BEGIN DATA SHOWN

# anihcsam/OpenGaussian

Measured on AMD Instinct MI355X. Metric: fwd+bwd Mpix/s at 1080p, 1M Gaussians (RGB+6-D ins_feat); k-means it/s, higher is better.
Workload: dtype f32; 1 GPU; S1M-1080p RGB(SH3)+depth+alpha (all grads) + 6-ch ins_feat (grad to ins_feat) fwd+bwd, ONE fused 9-channel pass; gaussians=1000000, width=1920, height=1080, views_cycled=8, parallelism=single

## Files before the change

include/ogs_raster.h:

```cpp
#ifndef OGS_RASTER_H
#define OGS_RASTER_H

#include <stddef.h>
#include <stdint.h>

#ifdef __cplusplus
extern "C" {
#endif

#define OGS_OK 0
#define OGS_ERR_INVALID_ARG (-1)
#define OGS_ERR_HIP (-2)
#define OGS_ERR_UNSUPPORTED (-3)
#define OGS_ERR_SCRATCH_TOO_SMALL (-4)
#define OGS_ERR_DEVICE (-5)

#define OGS_TILE 16
#define OGS_MAX_CHANNELS 12

typedef struct OgsRasterFwdArgs {
    int32_t P;
    int32_t W, H;
    int32_t C;
    int32_t sh_degree;
    int32_t sh_coeffs;
    float tanfovx, tanfovy;
    float scale_modifier;
    int32_t prefiltered;
    int32_t debug;
    const float* bg;
    const float* means3D;
    const float* colors_precomp;
    const float* shs;
    const float* opacities;
    const float* scales;
    const float* rotations;
    const float* cov3D_precomp;
    const float* viewmatrix;
    const float* projmatrix;
    const float* campos;
    float* out_color;
    float* out_depth;
    float* out_alpha;
    int32_t* radii;
    void* geom_buffer;
    void* geom_tmp;
    void* image_buffer;
    uint32_t* point_list;
    void* binning_tmp;
    void* sorted_rec;
    void* quad_list;
    const int32_t* group_ids;
    int32_t num_groups;
    int32_t full_binning;
} OgsRasterFwdArgs;

typedef struct OgsRasterBwdArgs {
    int32_t P, W, H, C, sh_degree, sh_coeffs;
    float tanfovx, tanfovy, scale_modifier;
    int32_t debug;
    int32_t num_rendered;
    int32_t geom_channels;
    const float* bg;
    const float* means3D;
    const float* colors_precomp;
    const float* shs;
    const float* opacities;
    const float* scales;
    const float* rotations;
    const float* cov3D_precomp;
    const float* viewmatrix;
    const float* projmatrix;
    const float* campos;
    const int32_t* radii;
    const float* out_alpha;
    const float* dL_dcolor;
    const float* dL_ddepth;
    const float* dL_dalpha;
    const void* geom_buffer;
    const void* image_buffer;
    const uint32_t* point_list;
    const void* sorted_rec;
    const void* quad_list;
    void* bwd_tmp;
    float* dL_dmeans2D;
    float* dL_dcolors;
    float* dL_dopacity;
    float* dL_dmeans3D;
    float* dL_dcov3D;
    float* dL_dsh;
    float* dL_dscales;
    float* dL_drotations;
    int32_t num_groups;
    float* dL_dsh_rgb;
} OgsRasterBwdArgs;

int ogs_version(void);
const char* ogs_last_error(void);

int ogs_check_async_status(void);

size_t ogs_raster_geom_bytes(int32_t P, int32_t C);
size_t ogs_raster_geom_tmp_bytes(int32_t P);
size_t ogs_raster_image_bytes(int32_t W, int32_t H);
size_t ogs_raster_image_bytes_grouped(int32_t W, int32_t H, int32_t num_groups);
size_t ogs_raster_binning_tmp_bytes(int64_t num_rendered, int32_t W, int32_t H);
size_t ogs_raster_backward_tmp_bytes(int32_t P);
size_t ogs_raster_sorted_bytes(int64_t num_rendered, int32_t C);
size_t ogs_raster_quad_list_bytes(int64_t num_rendered);

int ogs_raster_forward_geometry(const OgsRasterFwdArgs* args, void* stream, int64_t* num_rendered_host);

int ogs_raster_forward_render(const OgsRasterFwdArgs* args, int64_t num_rendered, void* stream);

int ogs_raster_read_num_rendered_async(const OgsRasterFwdArgs* args, void* stream, uint32_t* host_pinned);
int ogs_raster_forward_render_deferred(const OgsRasterFwdArgs* args, int64_t capacity, void* stream);

size_t ogs_raster_tiny_max_points(void);
int ogs_raster_forward_tiny(const OgsRasterFwdArgs* args, void* stream);

size_t ogs_raster_tile_sort_capacity(int32_t level);

int ogs_raster_forward_reblend(const OgsRasterFwdArgs* args, void* stream);

int ogs_raster_compact_kept(int32_t W, int32_t H, int32_t C, const void* image_buffer, const void* sorted_rec,
                            const void* quad_list, void* new_image_buffer, void* new_sorted_rec, void* new_quad_list,
                            void* stream);

typedef struct OgsGroupStatsArgs {
    const int32_t* labels;
    int32_t num_labels;
    float alpha_threshold;
    float* max_alpha;
    int64_t* count;
    float* feat_sum;
    void* stats_tmp;
} OgsGroupStatsArgs;
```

END DATA SHOWN

WORK INSTRUCTIONS: Set down the entries verbatim, leaving none out.

EXERCISE SOLUTION:
# anihcsam/OpenGaussian

Measured on AMD Instinct MI355X. Metric: fwd+bwd Mpix/s at 1080p, 1M Gaussians (RGB+6-D ins_feat); k-means it/s, higher is better.
Workload: dtype f32; 1 GPU; S1M-1080p RGB(SH3)+depth+alpha (all grads) + 6-ch ins_feat (grad to ins_feat) fwd+bwd, ONE fused 9-channel pass; gaussians=1000000, width=1920, height=1080, views_cycled=8, parallelism=single

## Files before the change

include/ogs_raster.h:

```cpp
#ifndef OGS_RASTER_H
#define OGS_RASTER_H

#include <stddef.h>
#include <stdint.h>

#ifdef __cplusplus
extern "C" {
#endif

#define OGS_OK 0
#define OGS_ERR_INVALID_ARG (-1)
#define OGS_ERR_HIP (-2)
#define OGS_ERR_UNSUPPORTED (-3)
#define OGS_ERR_SCRATCH_TOO_SMALL (-4)
#define OGS_ERR_DEVICE (-5)

#define OGS_TILE 16
#define OGS_MAX_CHANNELS 12

typedef struct OgsRasterFwdArgs {
    int32_t P;
    int32_t W, H;
    int32_t C;
    int32_t sh_degree;
    int32_t sh_coeffs;
    float tanfovx, tanfovy;
    float scale_modifier;
    int32_t prefiltered;
    int32_t debug;
    const float* bg;
    const float* means3D;
    const float* colors_precomp;
    const float* shs;
    const float* opacities;
    const float* scales;
    const float* rotations;
    const float* cov3D_precomp;
    const float* viewmatrix;
    const float* projmatrix;
    const float* campos;
    float* out_color;
    float* out_depth;
    float* out_alpha;
    int32_t* radii;
    void* geom_buffer;
    void* geom_tmp;
    void* image_buffer;
    uint32_t* point_list;
    void* binning_tmp;
    void* sorted_rec;
    void* quad_list;
    const int32_t* group_ids;
    int32_t num_groups;
    int32_t full_binning;
} OgsRasterFwdArgs;

typedef struct OgsRasterBwdArgs {
    int32_t P, W, H, C, sh_degree, sh_coeffs;
    float tanfovx, tanfovy, scale_modifier;
    int32_t debug;
    int32_t num_rendered;
    int32_t geom_channels;
    const float* bg;
    const float* means3D;
    const float* colors_precomp;
    const float* shs;
    const float* opacities;
    const float* scales;
    const float* rotations;
    const float* cov3D_precomp;
    const float* viewmatrix;
    const float* projmatrix;
    const float* campos;
    const int32_t* radii;
    const float* out_alpha;
    const float* dL_dcolor;
    const float* dL_ddepth;
    const float* dL_dalpha;
    const void* geom_buffer;
    const void* image_buffer;
    const uint32_t* point_list;
    const void* sorted_rec;
    const void* quad_list;
    void* bwd_tmp;
    float* dL_dmeans2D;
    float* dL_dcolors;
    float* dL_dopacity;
    float* dL_dmeans3D;
    float* dL_dcov3D;
    float* dL_dsh;
    float* dL_dscales;
    float* dL_drotations;
    int32_t num_groups;
    float* dL_dsh_rgb;
} OgsRasterBwdArgs;

int ogs_version(void);
const char* ogs_last_error(void);

int ogs_check_async_status(void);

size_t ogs_raster_geom_bytes(int32_t P, int32_t C);
size_t ogs_raster_geom_tmp_bytes(int32_t P);
size_t ogs_raster_image_bytes(int32_t W, int32_t H);
size_t ogs_raster_image_bytes_grouped(int32_t W, int32_t H, int32_t num_groups);
size_t ogs_raster_binning_tmp_bytes(int64_t num_rendered, int32_t W, int32_t H);
size_t ogs_raster_backward_tmp_bytes(int32_t P);
size_t ogs_raster_sorted_bytes(int64_t num_rendered, int32_t C);
size_t ogs_raster_quad_list_bytes(int64_t num_rendered);

int ogs_raster_forward_geometry(const OgsRasterFwdArgs* args, void* stream, int64_t* num_rendered_host);

int ogs_raster_forward_render(const OgsRasterFwdArgs* args, int64_t num_rendered, void* stream);

int ogs_raster_read_num_rendered_async(const OgsRasterFwdArgs* args, void* stream, uint32_t* host_pinned);
int ogs_raster_forward_render_deferred(const OgsRasterFwdArgs* args, int64_t capacity, void* stream);

size_t ogs_raster_tiny_max_points(void);
int ogs_raster_forward_tiny(const OgsRasterFwdArgs* args, void* stream);

size_t ogs_raster_tile_sort_capacity(int32_t level);

int ogs_raster_forward_reblend(const OgsRasterFwdArgs* args, void* stream);

int ogs_raster_compact_kept(int32_t W, int32_t H, int32_t C, const void* image_buffer, const void* sorted_rec,
                            const void* quad_list, void* new_image_buffer, void* new_sorted_rec, void* new_quad_list,
                            void* stream);

typedef struct OgsGroupStatsArgs {
    const int32_t* labels;
    int32_t num_labels;
    float alpha_threshold;
    float* max_alpha;
    int64_t* count;
    float* feat_sum;
    void* stats_tmp;
} OgsGroupStatsArgs;
```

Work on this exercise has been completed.